_PROBLEM REQUIREMENTS_. Report the count of lines holding "transposed" in the records, with no other words.

++++

## Add own-vector window path for k=3 dilation-1 Winograd conv using DPP edge exchange

Adds a new window mode (LP=3) for the k=3 six-point Winograd conv at dilation 1. Each lane loads only its own float4 vector. The neighbouring edge elements come from cross-lane DPP shifts, and only lanes 0 and 63 issue an extra scalar edge load. This replaces the multi-vector overlapping loads per lane, cutting global load traffic and registers, at the cost of DPP ops and a longer pipeline delay (DAV). It is enabled by default through the new WINO4 bit 256, which also covers the transposed-conv upsamplers.

```diff
diff --git a/profiles/r35/k3_classes.py b/profiles/r35/k3_classes.py
--- /dev/null
+++ b/profiles/r35/k3_classes.py
@@ -0,0 +1,48 @@
+import csv
+import re
+import sys
+from collections import defaultdict
+
+NAMES = {(3, 3, 7936): 'HiFi-GAN c2, C = 128 (residual)', (3, 4, 7936): 'HiFi-GAN c1 d = 1, C = 128', (3, 3, 2048): 'HiFi-GAN c2, C = 256 (residual)',
+         (3, 4, 2048): 'HiFi-GAN c1 d = 1, C = 256', (3, 3, 384): 'conv-FF 1536 -> 384 (residual)', (3, 4, 1536): 'conv-FF 384 -> 1536',
+         (3, 5, 8192): 'upsampler u = 8, 512 -> 256', (3, 5, 2048): 'upsampler u = 8, 256 -> 128', (3, 6, 8000): 'upsampler u = 2, 128 -> 64',
+         (3, 6, 7968): 'upsampler u = 2, 64 -> 32'}
+
+
+def classes(path):
+    d = defaultdict(lambda: [0, 0])
+    other = 0
+    with open(path) as f:
+        for r in csv.DictReader(f):
+            dur = int(r['End_Timestamp']) - int(r['Start_Timestamp'])
+            m = re.search(r'conv1d_wino4_f32<(\d+), (\d+), (\d+), (\d+), (\d+), (\d+)>', r['Kernel_Name'])
+            if not m:
+                other += dur
+                continue
+            k, noct, nst, epi, lp, pt = map(int, m.groups())
+            key = (k, noct, nst, epi, pt, 'strip' if lp == 2 else 'd = 1', int(r['Grid_Size_X']) // int(r['Workgroup_Size_X']))
+            d[key][0] += 1
+            d[key][1] += dur
+    return d, other
+
+
+a, oa = classes(sys.argv[1])
+b, ob = classes(sys.argv[2])
+print(f'{"k":>3} {"EPI":>3} {"groups":>6} {"window":>6} {"blocks":>6} {"calls":>5} {"us parent":>10} {"us tree":>9} {"ratio":>6}  class')
+sums = {'k = 3, dilation 1 (changed)': [0, 0], 'control (k = 7 / 11, k = 1, strip)': [0, 0]}
+lo, hi = 9.0, 0.0
+for key in sorted(set(a) | set(b), key=lambda t: (t[0] != 3 or t[5] != 'd = 1', t[0], t[5], t[3], t[6])):
+    ca, da = a.get(key, (0, 0))
+    cb, db = b.get(key, (0, 0))
+    changed = key[0] == 3 and key[5] == 'd = 1'
+    s = sums['k = 3, dilation 1 (changed)' if changed else 'control (k = 7 / 11, k = 1, strip)']
+    s[0] += da
+    s[1] += db
+    ua, ub = (da / ca / 1e3 if ca else float('nan')), (db / cb / 1e3 if cb else float('nan'))
+    if not changed and ca and cb:
+        lo, hi = min(lo, ub / ua), max(hi, ub / ua)
+    print(f'{key[0]:3d} {key[3]:3d} {"seven" if key[4] == 7 else "six":>6} {key[5]:>6} {key[6]:6d} {max(ca, cb):5d} {ua:10.1f} {ub:9.1f} {ub / ua:6.3f}  '
+          f'{NAMES.get((key[0], key[3], key[6]), "") if changed else ""}')
+for name, (da, db) in sums.items():
+    print(f'{name}: {da / 1e6:.3f} -> {db / 1e6:.3f} ms over the trace ({db / da:.4f}x)')
+print(f'control classes: {lo:.3f}x .. {hi:.3f}x; every other kernel: {oa / 1e6:.2f} -> {ob / 1e6:.2f} ms (whole trace)')
diff --git a/tts-arabic-pytorch_amd/csrc/api.hip b/tts-arabic-pytorch_amd/csrc/api.hip
--- a/tts-arabic-pytorch_amd/csrc/api.hip
+++ b/tts-arabic-pytorch_amd/csrc/api.hip
@@ -251,7 +251,7 @@
     errno = 0;
     const long long x = std::strtoll(v, &end, d.kind == 1 ? 16 : 10);
     if (!(errno == 0 && end != v && *end == '\0' && x >= d.lo && x <= d.hi)) return false;
-    if (&d == &kOpts[OPT_WINO4] && (((x & 32) && !(x & 2)) || ((x & 64) && !(x & 4)) || ((x & 128) && !(x & 8)))) return false;
+    if (&d == &kOpts[OPT_WINO4] && (((x & 32) && !(x & 2)) || ((x & 64) && !(x & 4)) || ((x & 128) && !(x & 8)) || ((x & 256) && !(x & 1)))) return false;
     return true;
 }
 void opt_init() {
diff --git a/tts-arabic-pytorch_amd/csrc/common.hpp b/tts-arabic-pytorch_amd/csrc/common.hpp
--- a/tts-arabic-pytorch_amd/csrc/common.hpp
+++ b/tts-arabic-pytorch_amd/csrc/common.hpp
@@ -53,7 +53,7 @@
     X(HIFIGAN_STREAMS, 0, 0, 1)    \
     X(WINO, 0, 0, 1)                                              \
     X(WINO2, 0, 0, 31)             \
-    X(WINO4, 0, 0, 255)            \
+    X(WINO4, 0, 0, 511)            \
     X(FUSED_PAIR, 0, 0, 1)                   \
     X(FUSED2, 0, 0, 1)                                           \
     X(FUSED2_MASK, 1, 0, 0x1ff)               \
@@ -193,7 +193,7 @@
 void pack_wino2_weight(const float* w, int cout, int cin, int k, float* out);
 int wino4_groups(int k);
 int wino44_groups(int k);
-constexpr int kWino4Default = 255;
+constexpr int kWino4Default = 511;
 bool wino44_wanted(const ConvParams& p);
 int wino4_block_outputs(int dil);
 __host__ __device__ constexpr int wino4_pk_tuples(int n, int d) { return d * ((n + 4 * d - 1) / (4 * d)); }
diff --git a/tts-arabic-pytorch_amd/csrc/conv_wino4.hip b/tts-arabic-pytorch_amd/csrc/conv_wino4.hip
--- a/tts-arabic-pytorch_amd/csrc/conv_wino4.hip
+++ b/tts-arabic-pytorch_amd/csrc/conv_wino4.hip
@@ -18,7 +18,9 @@
     static_assert(PK_ == 0 || LP_ == 2, "packed tiles: the strip kernels");
     static constexpr bool PT7 = PT_ == 7;
     static_assert(PT_ == 6 || (PT7 && (K == 7 || K == 11)), "seven-point groups: k = 7 / 11");
-    static_assert(CT_ == 0 || (K == 3 && PT_ == 6 && LP_ == 1), "transposed conv: the k = 3 six-point form at dilation 1");
+    static_assert(CT_ == 0 || (K == 3 && PT_ == 6 && (LP_ == 1 || LP_ == 3)), "transposed conv: the k = 3 six-point form at dilation 1");
+    static constexpr bool SW = LP_ == 3;
+    static_assert(!SW || (K == 3 && PT_ == 6), "own-vector window: the k = 3 six-point form at dilation 1");
     static constexpr int WM = 2, WN = 2;
     static constexpr int NSF = K == 1 ? 0 : (K == 3 ? 1 : (K == 7 ? 2 : (PT7 ? 3 : 4)));
     static constexpr int NL = (!PT7 && (K == 7 || K == 1)) ? 1 : 0;
@@ -78,14 +80,16 @@
                            (glast_ph(0) % 7 == 0 || glast_ph(0) % 7 >= 5) && glast_ph(NPH - 1) % 7 >= 5),
                   "seven-point phases: start on V0 / V1 of a sub-filter (the partial sums are formed per phase), end on V0 or the last row");
     __host__ __device__ static constexpr int fdiv4(int e) { return e >= 0 ? e / 4 : -((3 - e) / 4); }
-    __host__ __device__ static constexpr int vlo(int ph) { return fdiv4(mlo(ph) - (K - 1) / 2); }
-    __host__ __device__ static constexpr int nvec(int ph) { return fdiv4(mhi(ph) - (K - 1) / 2) - vlo(ph) + 1; }
+    __host__ __device__ static constexpr int vlo(int ph) { return SW ? 0 : fdiv4(mlo(ph) - (K - 1) / 2); }
+    __host__ __device__ static constexpr int nvec(int ph) { return SW ? 1 : fdiv4(mhi(ph) - (K - 1) / 2) - vlo(ph) + 1; }
     static constexpr int NVP = nvec(0) > nvec(NPH - 1) ? nvec(0) : nvec(NPH - 1);
     __host__ __device__ static constexpr int nljv(int ph) { return NOCT * 2 * nvec(ph); }
-    static constexpr int DAV = (K == 3 || K == 1) ? 8 : 16;
-    __host__ __device__ static constexpr int tw0v(int ph) { return DAV + 2 * nljv(ph); }
+    __host__ __device__ static constexpr int nej(int ph) { return SW ? NOCT * 2 : 0; }
+    static constexpr int DAV = SW ? (CT_ ? 12 : 20) : ((K == 3 || K == 1) ? 8 : 16);
+    __host__ __device__ static constexpr int tw0v(int ph) { return DAV + 2 * nljv(ph) + nej(ph); }
     __host__ __device__ static constexpr int wsv(int ph) { return (sgap(ph) - tw0v(ph)) / nwj(ph); }
-    static_assert(LP_ != 1 || (wsv(0) >= 1 && wsv(NPH - 1) >= 1), "one write job per gap at most (vector loads)");
+    static_assert((LP_ != 1 && LP_ != 3) || (wsv(0) >= 1 && wsv(NPH - 1) >= 1), "one write job per gap at most (vector loads)");
+    static_assert(!SW || nljv(0) + nej(0) <= DAV, "own-vector window: every load is issued before the first activation");
     __host__ __device__ static constexpr int strip_need(int d) {
         return 3 + (PK_ ? wino4_pk_col(d - 1 + 63, d) : wino4_pk_col(4 * 64 / (4 * d) * d - 1, d)) + (NPOS - 1) * d + 1;
     }
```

++++

_ANSWER_. 3